* WHAT YOU SHOULD DO: In the listing below, find each line holding "staging" and copy it.

* PROVIDED RECORDS:
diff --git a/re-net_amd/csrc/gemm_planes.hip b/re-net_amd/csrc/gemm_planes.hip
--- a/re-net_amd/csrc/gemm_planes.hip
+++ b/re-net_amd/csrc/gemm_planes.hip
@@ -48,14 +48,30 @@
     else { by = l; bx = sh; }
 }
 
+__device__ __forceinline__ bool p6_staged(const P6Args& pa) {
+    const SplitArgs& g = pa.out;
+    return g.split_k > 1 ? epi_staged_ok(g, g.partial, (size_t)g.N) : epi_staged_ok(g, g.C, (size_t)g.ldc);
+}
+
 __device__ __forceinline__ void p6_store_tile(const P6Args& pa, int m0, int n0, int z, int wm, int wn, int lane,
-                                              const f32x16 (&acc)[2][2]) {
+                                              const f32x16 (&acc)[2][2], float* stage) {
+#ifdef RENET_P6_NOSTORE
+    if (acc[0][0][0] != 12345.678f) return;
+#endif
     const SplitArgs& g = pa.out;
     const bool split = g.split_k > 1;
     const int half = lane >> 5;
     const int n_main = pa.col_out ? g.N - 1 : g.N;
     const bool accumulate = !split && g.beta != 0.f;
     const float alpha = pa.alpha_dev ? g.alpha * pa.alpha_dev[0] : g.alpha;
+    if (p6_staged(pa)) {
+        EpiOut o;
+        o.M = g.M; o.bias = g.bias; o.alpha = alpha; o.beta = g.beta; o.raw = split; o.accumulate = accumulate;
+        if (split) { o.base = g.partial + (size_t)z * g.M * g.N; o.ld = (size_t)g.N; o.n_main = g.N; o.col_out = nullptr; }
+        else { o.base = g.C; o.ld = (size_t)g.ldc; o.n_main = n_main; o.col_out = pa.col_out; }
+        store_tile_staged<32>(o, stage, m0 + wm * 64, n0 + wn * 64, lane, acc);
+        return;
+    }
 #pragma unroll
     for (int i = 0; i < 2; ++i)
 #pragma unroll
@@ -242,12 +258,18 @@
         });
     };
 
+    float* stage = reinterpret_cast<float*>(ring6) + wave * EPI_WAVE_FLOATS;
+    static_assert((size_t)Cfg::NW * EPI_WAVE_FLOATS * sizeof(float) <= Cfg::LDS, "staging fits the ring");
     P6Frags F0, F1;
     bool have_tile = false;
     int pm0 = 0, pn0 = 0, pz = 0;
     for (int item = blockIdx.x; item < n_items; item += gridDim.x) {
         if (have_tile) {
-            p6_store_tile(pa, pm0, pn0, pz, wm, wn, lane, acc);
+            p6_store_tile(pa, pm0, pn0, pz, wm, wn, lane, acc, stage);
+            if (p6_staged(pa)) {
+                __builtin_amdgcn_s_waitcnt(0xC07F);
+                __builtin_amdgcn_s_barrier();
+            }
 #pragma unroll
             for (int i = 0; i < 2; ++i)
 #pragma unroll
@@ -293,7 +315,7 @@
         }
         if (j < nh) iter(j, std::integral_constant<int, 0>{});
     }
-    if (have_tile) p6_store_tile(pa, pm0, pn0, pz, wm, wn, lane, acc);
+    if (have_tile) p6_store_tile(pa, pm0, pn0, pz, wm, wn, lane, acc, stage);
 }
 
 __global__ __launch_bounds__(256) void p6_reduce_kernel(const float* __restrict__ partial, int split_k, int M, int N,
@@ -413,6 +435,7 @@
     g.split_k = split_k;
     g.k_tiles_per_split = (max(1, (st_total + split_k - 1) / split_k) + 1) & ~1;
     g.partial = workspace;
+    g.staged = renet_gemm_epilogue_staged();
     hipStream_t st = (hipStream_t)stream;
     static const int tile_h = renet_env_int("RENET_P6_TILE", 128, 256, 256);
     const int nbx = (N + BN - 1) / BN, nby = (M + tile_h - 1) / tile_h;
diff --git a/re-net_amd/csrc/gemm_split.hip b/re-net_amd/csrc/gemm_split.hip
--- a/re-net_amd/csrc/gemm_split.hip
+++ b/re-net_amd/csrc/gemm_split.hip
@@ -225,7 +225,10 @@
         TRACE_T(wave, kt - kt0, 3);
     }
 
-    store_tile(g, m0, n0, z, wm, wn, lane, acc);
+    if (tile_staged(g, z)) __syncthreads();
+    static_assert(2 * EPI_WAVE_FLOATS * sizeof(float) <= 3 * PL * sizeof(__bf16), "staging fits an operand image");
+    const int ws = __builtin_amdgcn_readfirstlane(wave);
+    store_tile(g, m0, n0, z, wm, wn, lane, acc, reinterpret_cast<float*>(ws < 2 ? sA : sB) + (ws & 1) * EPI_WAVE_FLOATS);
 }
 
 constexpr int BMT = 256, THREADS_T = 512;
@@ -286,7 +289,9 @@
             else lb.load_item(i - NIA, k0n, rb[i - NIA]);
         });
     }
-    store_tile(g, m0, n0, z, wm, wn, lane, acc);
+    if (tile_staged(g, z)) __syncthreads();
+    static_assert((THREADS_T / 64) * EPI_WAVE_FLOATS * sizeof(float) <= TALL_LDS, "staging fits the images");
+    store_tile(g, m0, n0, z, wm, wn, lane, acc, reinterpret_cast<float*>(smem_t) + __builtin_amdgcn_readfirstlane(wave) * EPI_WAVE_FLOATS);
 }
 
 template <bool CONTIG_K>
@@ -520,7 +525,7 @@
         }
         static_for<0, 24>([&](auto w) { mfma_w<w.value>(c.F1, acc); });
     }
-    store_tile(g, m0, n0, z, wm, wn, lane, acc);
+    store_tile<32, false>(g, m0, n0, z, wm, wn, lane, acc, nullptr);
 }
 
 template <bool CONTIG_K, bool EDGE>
==
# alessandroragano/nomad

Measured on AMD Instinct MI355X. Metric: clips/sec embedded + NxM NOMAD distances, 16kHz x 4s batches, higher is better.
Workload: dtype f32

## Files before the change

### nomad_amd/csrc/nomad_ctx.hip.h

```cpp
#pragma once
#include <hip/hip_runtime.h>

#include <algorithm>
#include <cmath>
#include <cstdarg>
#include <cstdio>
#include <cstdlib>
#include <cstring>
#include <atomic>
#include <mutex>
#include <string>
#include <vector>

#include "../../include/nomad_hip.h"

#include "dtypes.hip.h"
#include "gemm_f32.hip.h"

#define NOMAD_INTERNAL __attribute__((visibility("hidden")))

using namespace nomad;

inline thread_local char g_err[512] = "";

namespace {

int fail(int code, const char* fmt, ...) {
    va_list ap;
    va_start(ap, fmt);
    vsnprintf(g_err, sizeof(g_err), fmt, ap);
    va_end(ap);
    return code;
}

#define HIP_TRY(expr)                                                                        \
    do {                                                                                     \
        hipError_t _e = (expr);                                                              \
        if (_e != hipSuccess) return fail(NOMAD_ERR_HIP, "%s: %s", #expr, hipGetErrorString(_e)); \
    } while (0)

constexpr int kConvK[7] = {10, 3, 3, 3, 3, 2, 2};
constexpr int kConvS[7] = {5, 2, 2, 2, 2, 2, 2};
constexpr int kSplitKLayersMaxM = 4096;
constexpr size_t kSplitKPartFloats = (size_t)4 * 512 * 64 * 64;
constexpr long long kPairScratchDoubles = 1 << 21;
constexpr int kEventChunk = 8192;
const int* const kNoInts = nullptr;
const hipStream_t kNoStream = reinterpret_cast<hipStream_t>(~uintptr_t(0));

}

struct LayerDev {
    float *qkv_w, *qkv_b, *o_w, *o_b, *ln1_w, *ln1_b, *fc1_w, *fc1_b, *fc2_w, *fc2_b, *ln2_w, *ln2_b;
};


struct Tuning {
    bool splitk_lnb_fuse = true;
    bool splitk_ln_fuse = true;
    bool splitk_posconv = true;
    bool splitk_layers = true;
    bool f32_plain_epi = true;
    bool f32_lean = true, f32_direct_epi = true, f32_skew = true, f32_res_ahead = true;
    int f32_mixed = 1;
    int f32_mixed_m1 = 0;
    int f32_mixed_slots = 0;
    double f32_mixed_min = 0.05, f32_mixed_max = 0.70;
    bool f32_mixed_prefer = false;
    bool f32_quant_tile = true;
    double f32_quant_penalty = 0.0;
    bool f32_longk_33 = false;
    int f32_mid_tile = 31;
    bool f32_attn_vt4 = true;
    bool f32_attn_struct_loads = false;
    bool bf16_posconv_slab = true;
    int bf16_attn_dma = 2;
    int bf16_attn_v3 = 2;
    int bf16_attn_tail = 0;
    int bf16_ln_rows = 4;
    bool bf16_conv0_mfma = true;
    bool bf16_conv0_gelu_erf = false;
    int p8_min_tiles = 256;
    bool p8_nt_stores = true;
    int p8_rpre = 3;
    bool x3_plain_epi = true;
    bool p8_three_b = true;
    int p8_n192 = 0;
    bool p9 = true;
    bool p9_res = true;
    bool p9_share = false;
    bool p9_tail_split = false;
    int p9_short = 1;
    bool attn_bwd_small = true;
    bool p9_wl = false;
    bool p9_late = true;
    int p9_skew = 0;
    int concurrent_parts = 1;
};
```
--
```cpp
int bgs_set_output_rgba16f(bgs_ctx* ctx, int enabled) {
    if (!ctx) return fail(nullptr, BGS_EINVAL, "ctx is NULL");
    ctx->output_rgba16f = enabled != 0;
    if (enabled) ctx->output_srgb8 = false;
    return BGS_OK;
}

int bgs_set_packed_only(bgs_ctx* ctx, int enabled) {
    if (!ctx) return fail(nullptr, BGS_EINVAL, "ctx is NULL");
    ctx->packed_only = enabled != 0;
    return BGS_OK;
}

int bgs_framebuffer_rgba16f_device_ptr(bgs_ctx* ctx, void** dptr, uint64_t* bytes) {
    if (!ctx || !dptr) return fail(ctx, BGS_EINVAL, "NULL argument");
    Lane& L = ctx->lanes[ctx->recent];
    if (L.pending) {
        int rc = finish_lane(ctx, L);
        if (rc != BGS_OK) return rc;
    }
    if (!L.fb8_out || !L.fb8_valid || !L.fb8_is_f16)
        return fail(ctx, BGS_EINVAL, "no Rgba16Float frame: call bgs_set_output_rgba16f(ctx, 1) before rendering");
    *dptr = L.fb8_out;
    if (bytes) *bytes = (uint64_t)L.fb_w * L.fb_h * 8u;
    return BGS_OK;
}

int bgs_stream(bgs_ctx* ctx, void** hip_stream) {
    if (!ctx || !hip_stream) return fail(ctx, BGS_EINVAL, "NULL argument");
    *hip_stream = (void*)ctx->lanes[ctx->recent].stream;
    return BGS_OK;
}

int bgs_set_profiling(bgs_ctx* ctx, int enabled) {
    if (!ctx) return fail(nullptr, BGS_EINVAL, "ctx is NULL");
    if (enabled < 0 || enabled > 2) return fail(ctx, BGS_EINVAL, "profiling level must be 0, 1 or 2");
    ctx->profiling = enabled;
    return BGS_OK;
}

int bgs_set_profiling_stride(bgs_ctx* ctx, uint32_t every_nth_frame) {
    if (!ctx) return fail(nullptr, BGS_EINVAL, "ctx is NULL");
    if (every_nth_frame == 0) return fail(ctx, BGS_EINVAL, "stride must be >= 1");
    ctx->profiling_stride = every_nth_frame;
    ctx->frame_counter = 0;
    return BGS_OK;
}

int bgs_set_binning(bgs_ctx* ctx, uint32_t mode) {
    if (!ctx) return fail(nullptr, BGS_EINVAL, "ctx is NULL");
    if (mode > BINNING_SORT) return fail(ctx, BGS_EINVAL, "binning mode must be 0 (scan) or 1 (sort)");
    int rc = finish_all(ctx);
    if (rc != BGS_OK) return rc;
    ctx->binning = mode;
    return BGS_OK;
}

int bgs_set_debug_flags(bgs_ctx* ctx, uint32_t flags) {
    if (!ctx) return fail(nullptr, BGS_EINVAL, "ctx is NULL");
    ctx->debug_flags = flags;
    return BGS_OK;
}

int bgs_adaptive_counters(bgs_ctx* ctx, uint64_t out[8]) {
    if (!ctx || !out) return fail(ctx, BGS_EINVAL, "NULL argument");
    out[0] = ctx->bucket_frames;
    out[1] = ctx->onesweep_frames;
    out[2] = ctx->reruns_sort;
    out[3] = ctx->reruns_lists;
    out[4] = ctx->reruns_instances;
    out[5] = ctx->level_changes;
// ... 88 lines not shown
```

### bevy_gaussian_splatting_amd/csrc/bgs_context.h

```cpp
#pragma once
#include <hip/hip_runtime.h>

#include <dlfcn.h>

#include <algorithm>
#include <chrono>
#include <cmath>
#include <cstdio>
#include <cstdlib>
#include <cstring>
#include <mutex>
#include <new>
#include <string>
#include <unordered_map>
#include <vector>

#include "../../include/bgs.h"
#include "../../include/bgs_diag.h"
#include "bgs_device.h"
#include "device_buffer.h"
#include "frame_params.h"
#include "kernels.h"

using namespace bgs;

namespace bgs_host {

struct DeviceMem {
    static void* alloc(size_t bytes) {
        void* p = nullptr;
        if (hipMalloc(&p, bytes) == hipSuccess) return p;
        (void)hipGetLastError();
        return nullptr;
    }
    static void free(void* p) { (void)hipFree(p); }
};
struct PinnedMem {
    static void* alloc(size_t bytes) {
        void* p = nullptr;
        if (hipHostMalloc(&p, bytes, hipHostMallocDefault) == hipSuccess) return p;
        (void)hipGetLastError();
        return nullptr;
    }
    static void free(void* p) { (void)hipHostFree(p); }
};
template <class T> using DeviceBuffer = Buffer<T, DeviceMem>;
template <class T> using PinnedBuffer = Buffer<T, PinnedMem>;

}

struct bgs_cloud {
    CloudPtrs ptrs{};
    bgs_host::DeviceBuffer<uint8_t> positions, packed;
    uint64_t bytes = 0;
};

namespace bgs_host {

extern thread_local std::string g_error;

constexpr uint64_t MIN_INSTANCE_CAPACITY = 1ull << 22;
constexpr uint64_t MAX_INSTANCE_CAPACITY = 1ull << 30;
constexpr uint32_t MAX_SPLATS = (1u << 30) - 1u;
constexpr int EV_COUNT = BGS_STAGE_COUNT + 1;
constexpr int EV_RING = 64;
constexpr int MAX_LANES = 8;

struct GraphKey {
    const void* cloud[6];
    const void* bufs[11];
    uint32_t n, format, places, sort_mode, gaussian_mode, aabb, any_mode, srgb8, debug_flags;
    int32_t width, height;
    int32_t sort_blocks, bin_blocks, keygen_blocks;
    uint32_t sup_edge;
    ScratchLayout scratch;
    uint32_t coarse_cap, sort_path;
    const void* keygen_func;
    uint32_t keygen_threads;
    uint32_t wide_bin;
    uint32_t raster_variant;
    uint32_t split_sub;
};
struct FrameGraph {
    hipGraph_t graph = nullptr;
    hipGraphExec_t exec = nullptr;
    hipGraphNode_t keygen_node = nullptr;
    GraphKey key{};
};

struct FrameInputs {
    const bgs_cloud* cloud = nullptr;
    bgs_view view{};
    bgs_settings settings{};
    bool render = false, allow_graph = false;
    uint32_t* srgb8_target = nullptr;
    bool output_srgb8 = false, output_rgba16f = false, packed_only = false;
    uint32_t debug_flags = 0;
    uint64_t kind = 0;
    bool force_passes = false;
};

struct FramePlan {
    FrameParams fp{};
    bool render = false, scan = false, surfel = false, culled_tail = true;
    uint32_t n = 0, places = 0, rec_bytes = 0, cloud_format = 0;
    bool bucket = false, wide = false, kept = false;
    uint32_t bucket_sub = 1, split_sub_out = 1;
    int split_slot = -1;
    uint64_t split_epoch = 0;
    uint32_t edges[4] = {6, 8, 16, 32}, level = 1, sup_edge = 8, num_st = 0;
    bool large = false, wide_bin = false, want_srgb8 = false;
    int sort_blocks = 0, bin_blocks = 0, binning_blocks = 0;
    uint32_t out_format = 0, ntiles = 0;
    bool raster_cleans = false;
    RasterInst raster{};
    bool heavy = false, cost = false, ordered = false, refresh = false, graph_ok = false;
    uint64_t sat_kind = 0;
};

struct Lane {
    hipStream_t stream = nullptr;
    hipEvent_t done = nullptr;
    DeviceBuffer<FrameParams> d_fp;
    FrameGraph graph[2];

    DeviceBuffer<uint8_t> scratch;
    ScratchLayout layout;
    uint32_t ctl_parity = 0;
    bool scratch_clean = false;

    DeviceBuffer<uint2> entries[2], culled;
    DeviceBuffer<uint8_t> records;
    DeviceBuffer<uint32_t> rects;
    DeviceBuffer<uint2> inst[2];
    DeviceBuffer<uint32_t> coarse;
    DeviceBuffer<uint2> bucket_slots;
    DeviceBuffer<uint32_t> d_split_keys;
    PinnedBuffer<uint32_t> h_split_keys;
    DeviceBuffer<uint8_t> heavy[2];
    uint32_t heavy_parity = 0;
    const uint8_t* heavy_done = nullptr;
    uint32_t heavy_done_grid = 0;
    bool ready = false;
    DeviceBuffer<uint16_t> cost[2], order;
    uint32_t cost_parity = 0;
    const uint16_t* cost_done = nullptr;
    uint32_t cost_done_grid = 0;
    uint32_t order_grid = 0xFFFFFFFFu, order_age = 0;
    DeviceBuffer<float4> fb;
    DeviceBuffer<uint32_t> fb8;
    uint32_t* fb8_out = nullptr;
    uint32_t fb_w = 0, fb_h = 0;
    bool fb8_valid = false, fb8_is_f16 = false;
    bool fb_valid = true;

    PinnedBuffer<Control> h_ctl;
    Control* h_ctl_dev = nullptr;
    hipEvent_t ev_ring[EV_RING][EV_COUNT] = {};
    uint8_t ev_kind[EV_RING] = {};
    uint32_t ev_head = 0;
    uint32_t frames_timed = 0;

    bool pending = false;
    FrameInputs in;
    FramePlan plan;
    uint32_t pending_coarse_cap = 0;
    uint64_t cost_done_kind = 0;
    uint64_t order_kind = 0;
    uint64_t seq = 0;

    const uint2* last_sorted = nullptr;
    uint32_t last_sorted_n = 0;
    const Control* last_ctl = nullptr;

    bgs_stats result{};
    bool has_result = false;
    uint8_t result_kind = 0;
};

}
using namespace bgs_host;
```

* RESPONSE TO THE EXERCISE:
+    static_assert((size_t)Cfg::NW * EPI_WAVE_FLOATS * sizeof(float) <= Cfg::LDS, "staging fits the ring");
+    static_assert(2 * EPI_WAVE_FLOATS * sizeof(float) <= 3 * PL * sizeof(__bf16), "staging fits an operand image");
+    static_assert((THREADS_T / 64) * EPI_WAVE_FLOATS * sizeof(float) <= TALL_LDS, "staging fits the images");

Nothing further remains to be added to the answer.